- [WORK TASK]:
Copy each line of the material below that includes the string "chunks".

* * * *

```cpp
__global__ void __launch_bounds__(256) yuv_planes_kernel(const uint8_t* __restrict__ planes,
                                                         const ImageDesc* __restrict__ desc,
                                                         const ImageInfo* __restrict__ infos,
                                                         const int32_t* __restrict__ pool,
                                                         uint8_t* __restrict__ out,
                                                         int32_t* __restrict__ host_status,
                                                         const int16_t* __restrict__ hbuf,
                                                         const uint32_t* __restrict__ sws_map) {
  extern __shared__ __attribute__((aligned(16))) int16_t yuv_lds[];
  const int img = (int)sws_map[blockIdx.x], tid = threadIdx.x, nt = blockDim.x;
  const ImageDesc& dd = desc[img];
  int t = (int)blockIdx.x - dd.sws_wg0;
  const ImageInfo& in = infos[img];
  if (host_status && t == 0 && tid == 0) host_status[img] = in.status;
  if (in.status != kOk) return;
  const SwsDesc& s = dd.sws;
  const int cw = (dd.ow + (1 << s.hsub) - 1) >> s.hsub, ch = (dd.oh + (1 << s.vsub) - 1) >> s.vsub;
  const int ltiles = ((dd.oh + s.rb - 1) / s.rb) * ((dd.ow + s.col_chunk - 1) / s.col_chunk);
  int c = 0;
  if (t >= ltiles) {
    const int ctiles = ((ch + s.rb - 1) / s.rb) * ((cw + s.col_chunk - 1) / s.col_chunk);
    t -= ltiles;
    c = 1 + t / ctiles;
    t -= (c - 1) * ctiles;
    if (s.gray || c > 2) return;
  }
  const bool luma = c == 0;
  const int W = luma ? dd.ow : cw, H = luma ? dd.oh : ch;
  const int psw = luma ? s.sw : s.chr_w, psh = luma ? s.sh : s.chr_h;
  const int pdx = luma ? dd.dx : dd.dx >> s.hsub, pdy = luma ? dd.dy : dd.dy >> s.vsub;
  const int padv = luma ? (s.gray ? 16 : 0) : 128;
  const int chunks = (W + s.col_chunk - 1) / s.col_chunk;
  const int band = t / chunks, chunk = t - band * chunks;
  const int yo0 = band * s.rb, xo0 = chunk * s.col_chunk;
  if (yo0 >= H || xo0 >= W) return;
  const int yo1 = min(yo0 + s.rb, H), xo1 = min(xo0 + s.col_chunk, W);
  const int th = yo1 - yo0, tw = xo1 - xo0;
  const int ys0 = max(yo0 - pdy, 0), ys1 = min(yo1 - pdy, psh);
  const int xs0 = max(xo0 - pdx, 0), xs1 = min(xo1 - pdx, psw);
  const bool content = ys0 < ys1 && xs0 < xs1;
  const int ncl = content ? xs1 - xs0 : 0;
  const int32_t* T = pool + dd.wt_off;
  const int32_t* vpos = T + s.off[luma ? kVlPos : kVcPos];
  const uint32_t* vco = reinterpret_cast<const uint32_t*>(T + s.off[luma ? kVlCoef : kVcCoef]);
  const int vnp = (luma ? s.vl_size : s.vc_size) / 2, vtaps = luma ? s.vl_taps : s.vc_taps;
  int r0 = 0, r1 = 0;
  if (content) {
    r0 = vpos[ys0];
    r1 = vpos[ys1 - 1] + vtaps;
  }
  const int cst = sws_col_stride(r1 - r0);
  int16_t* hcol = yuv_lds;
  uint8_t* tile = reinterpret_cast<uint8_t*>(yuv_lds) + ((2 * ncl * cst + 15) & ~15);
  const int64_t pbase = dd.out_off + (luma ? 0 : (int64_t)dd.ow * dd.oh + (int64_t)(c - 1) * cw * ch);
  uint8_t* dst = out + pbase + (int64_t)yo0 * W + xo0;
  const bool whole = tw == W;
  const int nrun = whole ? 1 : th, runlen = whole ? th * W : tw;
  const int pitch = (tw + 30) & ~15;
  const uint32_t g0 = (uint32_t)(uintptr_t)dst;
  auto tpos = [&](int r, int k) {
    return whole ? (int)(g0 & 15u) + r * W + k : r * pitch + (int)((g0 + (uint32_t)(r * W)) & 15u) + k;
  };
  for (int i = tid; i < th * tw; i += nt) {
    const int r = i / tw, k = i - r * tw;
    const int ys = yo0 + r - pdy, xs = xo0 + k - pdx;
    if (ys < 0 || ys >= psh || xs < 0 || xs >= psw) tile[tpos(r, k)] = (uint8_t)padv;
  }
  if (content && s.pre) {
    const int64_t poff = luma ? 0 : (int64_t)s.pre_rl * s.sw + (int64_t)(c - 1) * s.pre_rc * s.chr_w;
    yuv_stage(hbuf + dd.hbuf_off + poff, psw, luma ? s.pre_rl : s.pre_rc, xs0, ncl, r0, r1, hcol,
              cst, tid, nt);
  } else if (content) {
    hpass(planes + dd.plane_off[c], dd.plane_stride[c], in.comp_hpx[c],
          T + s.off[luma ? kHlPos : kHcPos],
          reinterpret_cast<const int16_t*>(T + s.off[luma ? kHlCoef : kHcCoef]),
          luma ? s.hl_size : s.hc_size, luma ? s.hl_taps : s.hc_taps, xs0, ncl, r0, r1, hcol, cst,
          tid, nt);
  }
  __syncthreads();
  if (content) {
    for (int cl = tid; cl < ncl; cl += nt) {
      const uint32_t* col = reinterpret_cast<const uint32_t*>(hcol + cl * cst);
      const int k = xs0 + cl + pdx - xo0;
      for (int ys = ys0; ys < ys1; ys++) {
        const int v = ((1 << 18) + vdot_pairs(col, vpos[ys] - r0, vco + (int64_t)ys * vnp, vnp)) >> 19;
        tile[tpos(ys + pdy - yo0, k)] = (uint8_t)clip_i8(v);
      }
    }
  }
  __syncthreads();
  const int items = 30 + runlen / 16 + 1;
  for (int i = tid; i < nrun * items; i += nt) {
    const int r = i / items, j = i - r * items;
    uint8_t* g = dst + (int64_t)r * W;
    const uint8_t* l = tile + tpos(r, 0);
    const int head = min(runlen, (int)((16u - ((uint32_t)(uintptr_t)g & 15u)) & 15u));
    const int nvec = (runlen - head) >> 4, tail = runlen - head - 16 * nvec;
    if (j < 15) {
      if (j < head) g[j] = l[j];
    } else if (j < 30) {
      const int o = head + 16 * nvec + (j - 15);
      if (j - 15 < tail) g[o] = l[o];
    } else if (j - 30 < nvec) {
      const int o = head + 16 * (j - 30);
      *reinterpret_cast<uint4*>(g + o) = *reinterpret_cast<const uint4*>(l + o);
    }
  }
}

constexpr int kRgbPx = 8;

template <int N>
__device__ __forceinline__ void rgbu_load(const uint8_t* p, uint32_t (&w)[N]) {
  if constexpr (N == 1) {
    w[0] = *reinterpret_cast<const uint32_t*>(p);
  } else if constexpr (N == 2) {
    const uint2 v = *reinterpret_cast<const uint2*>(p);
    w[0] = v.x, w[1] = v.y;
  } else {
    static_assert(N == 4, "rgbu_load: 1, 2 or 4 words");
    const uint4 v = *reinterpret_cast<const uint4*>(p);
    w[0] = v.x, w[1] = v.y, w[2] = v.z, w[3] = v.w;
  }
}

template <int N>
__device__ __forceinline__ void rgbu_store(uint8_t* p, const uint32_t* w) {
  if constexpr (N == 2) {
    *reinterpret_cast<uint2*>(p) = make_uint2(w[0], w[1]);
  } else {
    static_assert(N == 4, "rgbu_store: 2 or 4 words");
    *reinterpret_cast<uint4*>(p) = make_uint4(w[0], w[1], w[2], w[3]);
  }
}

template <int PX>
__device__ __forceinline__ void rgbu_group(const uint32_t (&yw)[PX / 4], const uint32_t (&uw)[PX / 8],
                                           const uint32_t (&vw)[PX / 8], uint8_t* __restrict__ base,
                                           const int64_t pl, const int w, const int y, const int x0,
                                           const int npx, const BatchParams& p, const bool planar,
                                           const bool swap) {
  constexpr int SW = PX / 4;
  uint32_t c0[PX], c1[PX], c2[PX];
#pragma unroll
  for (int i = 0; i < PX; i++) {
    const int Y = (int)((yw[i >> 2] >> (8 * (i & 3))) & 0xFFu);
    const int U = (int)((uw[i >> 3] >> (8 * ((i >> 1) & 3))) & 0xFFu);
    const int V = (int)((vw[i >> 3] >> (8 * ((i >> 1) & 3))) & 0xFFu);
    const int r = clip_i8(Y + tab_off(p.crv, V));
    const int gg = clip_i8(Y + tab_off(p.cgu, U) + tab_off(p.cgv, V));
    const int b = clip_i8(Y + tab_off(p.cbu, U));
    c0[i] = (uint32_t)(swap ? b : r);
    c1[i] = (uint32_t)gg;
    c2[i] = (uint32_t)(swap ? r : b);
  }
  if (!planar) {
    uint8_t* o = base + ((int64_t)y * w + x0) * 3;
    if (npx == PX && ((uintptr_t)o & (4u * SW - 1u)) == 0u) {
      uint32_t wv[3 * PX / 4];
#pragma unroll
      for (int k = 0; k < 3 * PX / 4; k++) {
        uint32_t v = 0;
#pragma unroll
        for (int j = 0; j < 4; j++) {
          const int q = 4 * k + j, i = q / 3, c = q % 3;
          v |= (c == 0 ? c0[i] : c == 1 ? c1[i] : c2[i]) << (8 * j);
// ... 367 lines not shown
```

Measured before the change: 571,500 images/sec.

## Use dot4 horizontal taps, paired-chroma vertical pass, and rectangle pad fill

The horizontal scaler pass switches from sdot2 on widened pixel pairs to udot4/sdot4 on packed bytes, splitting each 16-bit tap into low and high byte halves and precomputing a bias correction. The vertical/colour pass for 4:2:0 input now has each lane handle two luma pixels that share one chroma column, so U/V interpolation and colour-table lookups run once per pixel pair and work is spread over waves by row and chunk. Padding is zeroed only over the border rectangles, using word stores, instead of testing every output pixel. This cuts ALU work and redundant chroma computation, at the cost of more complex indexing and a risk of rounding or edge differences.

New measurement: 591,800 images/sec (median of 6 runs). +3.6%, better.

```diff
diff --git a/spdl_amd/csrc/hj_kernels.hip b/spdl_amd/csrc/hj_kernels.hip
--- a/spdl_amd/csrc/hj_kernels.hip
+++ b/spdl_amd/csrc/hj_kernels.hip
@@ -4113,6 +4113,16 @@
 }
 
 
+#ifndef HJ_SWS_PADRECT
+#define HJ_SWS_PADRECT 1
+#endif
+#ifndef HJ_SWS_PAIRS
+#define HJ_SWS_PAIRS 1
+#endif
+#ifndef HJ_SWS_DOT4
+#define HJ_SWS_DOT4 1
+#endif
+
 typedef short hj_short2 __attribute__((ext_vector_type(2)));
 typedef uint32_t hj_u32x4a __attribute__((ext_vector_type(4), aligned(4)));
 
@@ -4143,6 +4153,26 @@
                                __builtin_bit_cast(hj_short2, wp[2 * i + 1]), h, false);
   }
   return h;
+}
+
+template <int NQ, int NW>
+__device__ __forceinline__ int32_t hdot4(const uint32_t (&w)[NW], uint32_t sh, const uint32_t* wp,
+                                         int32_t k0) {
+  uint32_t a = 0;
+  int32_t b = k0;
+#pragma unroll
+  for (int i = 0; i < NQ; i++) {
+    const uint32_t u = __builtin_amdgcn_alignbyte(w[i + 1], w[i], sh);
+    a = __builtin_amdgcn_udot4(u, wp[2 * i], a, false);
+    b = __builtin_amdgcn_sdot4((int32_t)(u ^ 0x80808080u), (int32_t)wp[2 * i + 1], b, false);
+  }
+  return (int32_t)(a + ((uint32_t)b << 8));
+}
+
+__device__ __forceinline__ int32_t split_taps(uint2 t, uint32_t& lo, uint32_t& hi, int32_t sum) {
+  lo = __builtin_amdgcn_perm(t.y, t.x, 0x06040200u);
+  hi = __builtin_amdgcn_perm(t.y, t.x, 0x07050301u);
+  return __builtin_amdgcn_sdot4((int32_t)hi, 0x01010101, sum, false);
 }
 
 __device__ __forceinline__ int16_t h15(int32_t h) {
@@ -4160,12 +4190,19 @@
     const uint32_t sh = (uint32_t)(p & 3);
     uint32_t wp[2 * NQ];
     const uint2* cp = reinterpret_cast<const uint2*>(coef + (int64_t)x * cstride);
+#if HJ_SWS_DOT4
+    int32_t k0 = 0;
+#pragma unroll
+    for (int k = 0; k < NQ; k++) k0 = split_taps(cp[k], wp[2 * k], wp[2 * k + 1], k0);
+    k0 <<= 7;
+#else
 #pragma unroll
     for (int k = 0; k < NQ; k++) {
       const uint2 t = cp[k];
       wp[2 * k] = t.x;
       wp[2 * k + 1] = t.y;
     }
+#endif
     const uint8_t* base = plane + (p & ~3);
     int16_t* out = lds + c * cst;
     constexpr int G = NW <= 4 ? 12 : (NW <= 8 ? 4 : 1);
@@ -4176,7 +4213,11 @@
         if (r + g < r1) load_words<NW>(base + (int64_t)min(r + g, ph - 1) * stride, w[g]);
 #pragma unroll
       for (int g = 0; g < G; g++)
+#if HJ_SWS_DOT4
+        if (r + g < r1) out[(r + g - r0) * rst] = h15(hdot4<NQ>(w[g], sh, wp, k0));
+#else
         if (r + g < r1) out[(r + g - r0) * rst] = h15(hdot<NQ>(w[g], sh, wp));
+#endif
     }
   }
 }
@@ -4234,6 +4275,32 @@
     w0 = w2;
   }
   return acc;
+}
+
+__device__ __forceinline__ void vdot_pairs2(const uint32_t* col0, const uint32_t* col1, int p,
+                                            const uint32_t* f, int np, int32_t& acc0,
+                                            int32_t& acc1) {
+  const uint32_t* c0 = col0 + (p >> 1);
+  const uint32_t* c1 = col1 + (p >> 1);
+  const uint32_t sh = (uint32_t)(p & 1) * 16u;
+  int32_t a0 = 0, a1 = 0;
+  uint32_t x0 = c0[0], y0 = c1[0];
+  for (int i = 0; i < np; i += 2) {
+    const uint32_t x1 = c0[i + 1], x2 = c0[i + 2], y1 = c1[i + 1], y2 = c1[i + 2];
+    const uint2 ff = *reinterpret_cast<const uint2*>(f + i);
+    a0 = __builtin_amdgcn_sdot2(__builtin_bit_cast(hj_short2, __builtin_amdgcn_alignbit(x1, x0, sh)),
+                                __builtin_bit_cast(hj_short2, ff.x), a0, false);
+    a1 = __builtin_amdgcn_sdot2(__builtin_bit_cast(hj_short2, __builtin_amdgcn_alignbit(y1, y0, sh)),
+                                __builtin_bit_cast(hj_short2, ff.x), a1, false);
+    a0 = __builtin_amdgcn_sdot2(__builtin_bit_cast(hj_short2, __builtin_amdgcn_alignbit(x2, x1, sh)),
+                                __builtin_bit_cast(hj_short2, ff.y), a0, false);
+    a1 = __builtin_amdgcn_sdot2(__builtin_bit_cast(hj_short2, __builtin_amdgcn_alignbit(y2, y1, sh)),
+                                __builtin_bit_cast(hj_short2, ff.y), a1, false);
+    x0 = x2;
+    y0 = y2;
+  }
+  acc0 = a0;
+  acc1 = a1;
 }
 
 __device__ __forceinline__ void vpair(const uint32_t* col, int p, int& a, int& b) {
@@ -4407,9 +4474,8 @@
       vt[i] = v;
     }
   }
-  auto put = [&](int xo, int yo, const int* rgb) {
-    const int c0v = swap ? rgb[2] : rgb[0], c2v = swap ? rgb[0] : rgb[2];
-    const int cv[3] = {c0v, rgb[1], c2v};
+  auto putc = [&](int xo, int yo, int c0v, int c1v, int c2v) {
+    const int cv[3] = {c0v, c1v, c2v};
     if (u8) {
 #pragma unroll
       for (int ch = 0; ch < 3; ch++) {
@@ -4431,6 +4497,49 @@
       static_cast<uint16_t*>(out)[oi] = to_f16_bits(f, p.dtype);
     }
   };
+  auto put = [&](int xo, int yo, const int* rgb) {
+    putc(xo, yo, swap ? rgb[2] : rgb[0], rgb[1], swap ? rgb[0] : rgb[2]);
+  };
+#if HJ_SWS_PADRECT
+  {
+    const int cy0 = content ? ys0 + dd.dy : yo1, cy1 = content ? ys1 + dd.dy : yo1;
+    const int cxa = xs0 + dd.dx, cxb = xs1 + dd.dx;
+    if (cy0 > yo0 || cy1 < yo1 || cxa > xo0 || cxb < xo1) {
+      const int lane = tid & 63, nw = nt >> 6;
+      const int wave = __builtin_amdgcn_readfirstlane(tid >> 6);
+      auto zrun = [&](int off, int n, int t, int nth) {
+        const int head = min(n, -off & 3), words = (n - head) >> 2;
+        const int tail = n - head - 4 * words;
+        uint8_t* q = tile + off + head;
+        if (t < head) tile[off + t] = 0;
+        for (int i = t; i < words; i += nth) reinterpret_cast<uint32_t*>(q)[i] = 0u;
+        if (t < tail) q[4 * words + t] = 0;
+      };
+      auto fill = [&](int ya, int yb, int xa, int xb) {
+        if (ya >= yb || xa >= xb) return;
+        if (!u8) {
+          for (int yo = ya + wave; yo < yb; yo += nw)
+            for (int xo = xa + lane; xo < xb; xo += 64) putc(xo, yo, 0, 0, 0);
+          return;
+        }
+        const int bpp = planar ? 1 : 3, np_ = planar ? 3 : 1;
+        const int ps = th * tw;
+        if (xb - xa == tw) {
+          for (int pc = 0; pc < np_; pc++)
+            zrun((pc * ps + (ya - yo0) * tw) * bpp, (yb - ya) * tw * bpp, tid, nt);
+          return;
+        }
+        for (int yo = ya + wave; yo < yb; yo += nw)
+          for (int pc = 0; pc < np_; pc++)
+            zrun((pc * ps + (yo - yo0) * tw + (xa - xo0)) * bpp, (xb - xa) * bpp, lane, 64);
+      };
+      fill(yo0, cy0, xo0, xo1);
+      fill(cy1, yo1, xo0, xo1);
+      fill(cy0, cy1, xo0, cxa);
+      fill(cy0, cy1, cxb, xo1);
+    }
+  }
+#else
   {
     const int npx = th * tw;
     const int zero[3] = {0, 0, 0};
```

* * * *

- [TASK SOLUTION]:
  const int chunks = (W + s.col_chunk - 1) / s.col_chunk;
  const int band = t / chunks, chunk = t - band * chunks;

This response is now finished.